Clam Antivirus Version 0.102.3 32-bit for Bionic Xenial Tahr

[perdido]

Latest stable version.
Download is about 6MB
-----------------------------------------------------------------------------------------------
Compiled in Bionicpup32 19.03
PET file available here
http://ibm-pc.org/puppy/bionic/clamav-0 ... onic32.pet
md5 checksum 9a9b1a62a18de2a8eda75e24eb31fe3f
------------------------------------------------------------------------------------------------
Compiled in Xenialpup32 7.5
PET file available here
http://ibm-pc.org/puppy/xenial/clamav-0 ... nial32.pet
md5 checksum 9ea1bfd4375f4be3d039ac84e59ae1e4
-------------------------------------------------------------------------------------------------
Compiled in tahrpup32 6.0.6
PET file available here
http://ibm-pc.org/puppy/tahr/clamav-0.102.3_tahr32.pet
md5 checksum db386a048ec72e1629b4f858b3f42292
-------------------------------------------------------------------------------------------------

There are two different methods to run this program, either the terminal (command line) or from a
menu available as a seperate download at the bottom of this post.

--------------------------------------------------------------------------------------------------
Running from the terminal
Install the pet, open a terminal and run the command freshclam to download the virus definition files. They are about 186MB total

Code: Select all

freshclam

Here are a few examples of how to scan with it using the terminal, the following command lines are run from a terminal.
None of these examples will remove or quarantine an infected file.
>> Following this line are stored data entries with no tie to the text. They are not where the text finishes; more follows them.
template <int WM, int WN, int WTM, int WTN, int BNT, bool BM = false>
__device__ __forceinline__ void conv_epilogue(const ConvArgs &a, f32x16 (&acc)[WTM][WTN], const int *pinfo,
                                              int patch0, int img, int n0, int wm, int wn, int g, int li,
                                              const EpiCoef<WTN> &coef, float omul = 1.f, float *vmax_acc = nullptr) {
#pragma clang fp contract(off)
    const bool do_stats = a.stats != nullptr;
    float vmax = 0.f;
    const bool has_res = a.res != nullptr;
    constexpr bool bm = BM;
    const int bm_relu = a.bm_relu;
    const float floor_v = a.relu ? 0.f : -__builtin_inff();
    const __amdgpu_buffer_rsrc_t r_out = make_rsrc(a.out + (size_t)img * a.o_img, (unsigned)a.o_img * 4u);
    const __amdgpu_buffer_rsrc_t r_res =
        make_rsrc(has_res ? a.res + (size_t)img * a.r_img : a.out, has_res ? (unsigned)a.r_img * 4u : 0u);
    const __amdgpu_buffer_rsrc_t r_y = make_rsrc(bm ? a.bm_y + (size_t)img * a.o_img : a.out, bm ? (unsigned)a.o_img * 4u : 0u);
    const bool zbits = bm && bm_relu == 1 && a.bm_zbits != nullptr;
    const int zwords = a.Cout >> 5;
    const unsigned zimg = zbits ? (unsigned)(a.Hout * a.Wout * zwords) * 4u : (unsigned)a.o_img * 4u;
    const __amdgpu_buffer_rsrc_t r_z =
        make_rsrc(bm && bm_relu == 1 ? (zbits ? reinterpret_cast<const float *>(a.bm_zbits) + (size_t)img * a.Hout * a.Wout * zwords
                                              : a.bm_z + (size_t)img * a.o_img)
                                     : a.out,
                  bm && bm_relu == 1 ? zimg : 0u);
#pragma unroll
    for (int tn = 0; tn < WTN; ++tn) {
        const int n = n0 + (wn * WTN + tn) * 32 + li;
        const bool nok = n < a.Cout;
        const float sc = coef.sc[tn] * omul, bi = coef.bi[tn], sh = coef.sh[tn], ma = coef.ma[tn], mb = coef.mb[tn];
        const int v_out = nok ? (4 * g * a.o_px + a.out_coff + n) * 4 : BUF_OOB;
        const int v_res = nok ? (4 * g * a.r_px + n) * 4 : BUF_OOB;
        const int v_bm = nok ? (4 * g * a.o_px + n) * 4 : BUF_OOB;
        const int v_zb = nok ? (4 * g * zwords + (n >> 5)) * 4 : BUF_OOB;
#pragma unroll
        for (int tm = 0; tm < WTM; ++tm) {
            const int p = wm * WTM + tm;
            const int oy0 = __builtin_amdgcn_readfirstlane(pinfo[p * 4 + 1]);
            const int ox0 = __builtin_amdgcn_readfirstlane(pinfo[p * 4 + 2]);
            const int pv = __builtin_amdgcn_readfirstlane(pinfo[p * 4 + 3]);
            if (!pv) continue;
            float ssum = 0.f, ssq = 0.f;
            if (oy0 + 4 <= a.Hout && ox0 + 8 <= a.Wout) {
                const int s_out = (oy0 * a.o_row + ox0 * a.o_px) * 4;
                const int s_res = (oy0 * a.r_row + ox0 * a.r_px) * 4;
                auto body = [&](auto res_c, auto zmask_c) {
                    constexpr bool RES = decltype(res_c)::value, ZMASK = decltype(zmask_c)::value;
                    float rv[16], yv[16], zv[16];
                    if constexpr (RES) {
#pragma unroll
                        for (int r = 0; r < 16; ++r)
                            rv[r] = buf_load1(r_res, v_res, s_res + ((r >> 2) * a.r_row + (r & 3) * a.r_px) * 4);
                    }
                    if constexpr (bm) {
#pragma unroll
                        for (int r = 0; r < 16; ++r)
                            yv[r] = buf_load1(r_y, v_bm, s_out + ((r >> 2) * a.o_row + (r & 3) * a.o_px) * 4);
                        if constexpr (ZMASK) {
                            if (zbits) {
                                const int s_zb = (oy0 * a.Wout + ox0) * zwords * 4;
#pragma unroll
                                for (int r = 0; r < 16; ++r) {
                                    const unsigned w = __builtin_bit_cast(unsigned, buf_load1(r_z, v_zb, s_zb + ((r >> 2) * a.Wout + (r & 3)) * zwords * 4));
                                    zv[r] = ((w >> (n & 31)) & 1u) ? 1.f : 0.f;
                                }
                            } else {
#pragma unroll
                                for (int r = 0; r < 16; ++r)
                                    zv[r] = buf_load1(r_z, v_bm, s_out + ((r >> 2) * a.o_row + (r & 3) * a.o_px) * 4);
                            }
                        }
                    }
#pragma unroll
                    for (int r = 0; r < 16; ++r) {
                        float v = __builtin_fmaf(acc[tm][tn][r], sc, bi);
                        if constexpr (RES) v += rv[r];
                        if constexpr (bm) {
                            const bool on = ZMASK ? zv[r] > 0.f : (bm_relu == 0 || fmaf(yv[r], ma, mb) > 0.f);
                            v = on ? v : 0.f;
                            ssum += v;
                            ssq = fmaf(v, yv[r], ssq);
                        } else if (do_stats) {
                            const float d = v - sh;
                            ssum += d;
                            ssq += d * d;
                        }
                        v = fmaxf(v, floor_v);
                        vmax = fmaxf(vmax, fabsf(v));
                        buf_store1(v, r_out, v_out, s_out + ((r >> 2) * a.o_row + (r & 3) * a.o_px) * 4);
                    }
                };
                using T = std::true_type;
                using Fz = std::false_type;
                const bool zmask = bm && bm_relu == 1;
                if (has_res) { if (zmask) body(T{}, T{}); else body(T{}, Fz{}); }
                else { if (zmask) body(Fz{}, T{}); else body(Fz{}, Fz{}); }
            } else {
#pragma unroll
                for (int r = 0; r < 16; ++r) {
                    const int y = oy0 + (r >> 2), x = ox0 + (r & 3) + 4 * g;
                    if (nok && y < a.Hout && x < a.Wout) {
                        float v = __builtin_fmaf(acc[tm][tn][r], sc, bi);
                        if (has_res) v += buf_load1(r_res, (y * a.r_row + x * a.r_px + n) * 4, 0);
                        if (bm) {
                            const float yy = buf_load1(r_y, (y * a.o_row + x * a.o_px + n) * 4, 0);
                            bool on = true;
                            if (bm_relu == 1)
                                on = zbits ? ((__builtin_bit_cast(unsigned, buf_load1(r_z, ((y * a.Wout + x) * zwords + (n >> 5)) * 4, 0)) >> (n & 31)) & 1u) != 0u
                                           : buf_load1(r_z, (y * a.o_row + x * a.o_px + n) * 4, 0) > 0.f;
                            else if (bm_relu == 2) on = fmaf(yy, ma, mb) > 0.f;
                            v = on ? v : 0.f;
                            ssum += v;
                            ssq = fmaf(v, yy, ssq);
                        } else {
                            const float d = v - sh;
                            ssum += d;
                            ssq += d * d;
                        }
                        v = fmaxf(v, floor_v);
                        vmax = fmaxf(vmax, fabsf(v));
                        buf_store1(v, r_out, (y * a.o_row + x * a.o_px + a.out_coff + n) * 4, 0);
                    }
                }
            }
            if (do_stats) {
                ssum += __shfl_xor(ssum, 32);
                if constexpr (!bm) {
                    if (a.stats_centred) {
                        const float m = ssum * 0.03125f;
                        ssq = 0.f;
#pragma unroll
                        for (int r = 0; r < 16; ++r) {
                            const float e = (__builtin_fmaf(acc[tm][tn][r], sc, bi) - sh) - m;
                            ssq = __builtin_fmaf(e, e, ssq);
                        }
                    }
                }
                ssq += __shfl_xor(ssq, 32);
                if (g == 0 && nok) {
                    float *dst = a.stats + (((size_t)img * a.ppi + patch0 + p) * a.CoutP + n) * 2;
                    dst[0] = ssum;
                    dst[1] = ssq;
                }
            }
        }
    }
    if (vmax_acc) *vmax_acc = fmaxf(*vmax_acc, vmax);
    else if (a.amax_out) amax_update_wave(a.amax_out, vmax);
}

It will only be reported on the terminal and logged to the scan.log
Removing infected files can break stuff so be careful if you decide to do that and keep backups.

To scan the partition you are running puppy from - that partition will need to be designated /mnt/home in the command line parameter(see examples below)

To scan my sda1 partition (please note that I am running my puppy from a directory on sda1),

Code: Select all

clamscan --infected --recursive --remove=no /mnt/home --log=/usr/share/clamav/scan.log

To scan sda2

Code: Select all

clamscan --infected --recursive --remove=no /mnt/sda2 --log=/usr/share/clamav/scan.log

To scan sda3

Code: Select all

clamscan --infected --recursive --remove=no /mnt/sda3 --log=/usr/share/clamav/scan.log

What I use to scan sda1 (this scan excludes some puppy system directories}

Code: Select all

clamscan --infected --recursive --exclude-dir=^/sys --exclude-dir=^/dev --exclude-dir=^/proc --exclude-dir=^/root/.wine --exclude-dir=^/initrd/pup_rw/root/.wine/ --remove=no /mnt/home --log=/usr/share/clamav/scan.log

The scan log is saved to /usr/share/clamav/scan.log

To get a list of command line parameters

Code: Select all

clamscan --help

If you are running your puppy from a different partition than sda1 you should be able to scan sda1 using the same method as my suggested scan examples for sda2 or sda3 by changing the partition in the example)
The partition you are running puppy from will need to be designated /mnt/home in the command line, please read my reply in post #3 for further clarification.

There are many sites on the internet with scanning suggestions and help.
Scanning can become as complicated as you want.

The only way I have found to scan sda1 when my puppy is running from sda1 is scanning /mnt/home - I believe it has something to do with how eventmanager handles the drives.

Have fun!

####======== About the menu ========####

The menu program (Clamvtk 1.2) that was created by forum members nilsonmorales, josep2424 and mama21mama for clamav version 0.98 also works with the version 0.102.3 pet packages in this post.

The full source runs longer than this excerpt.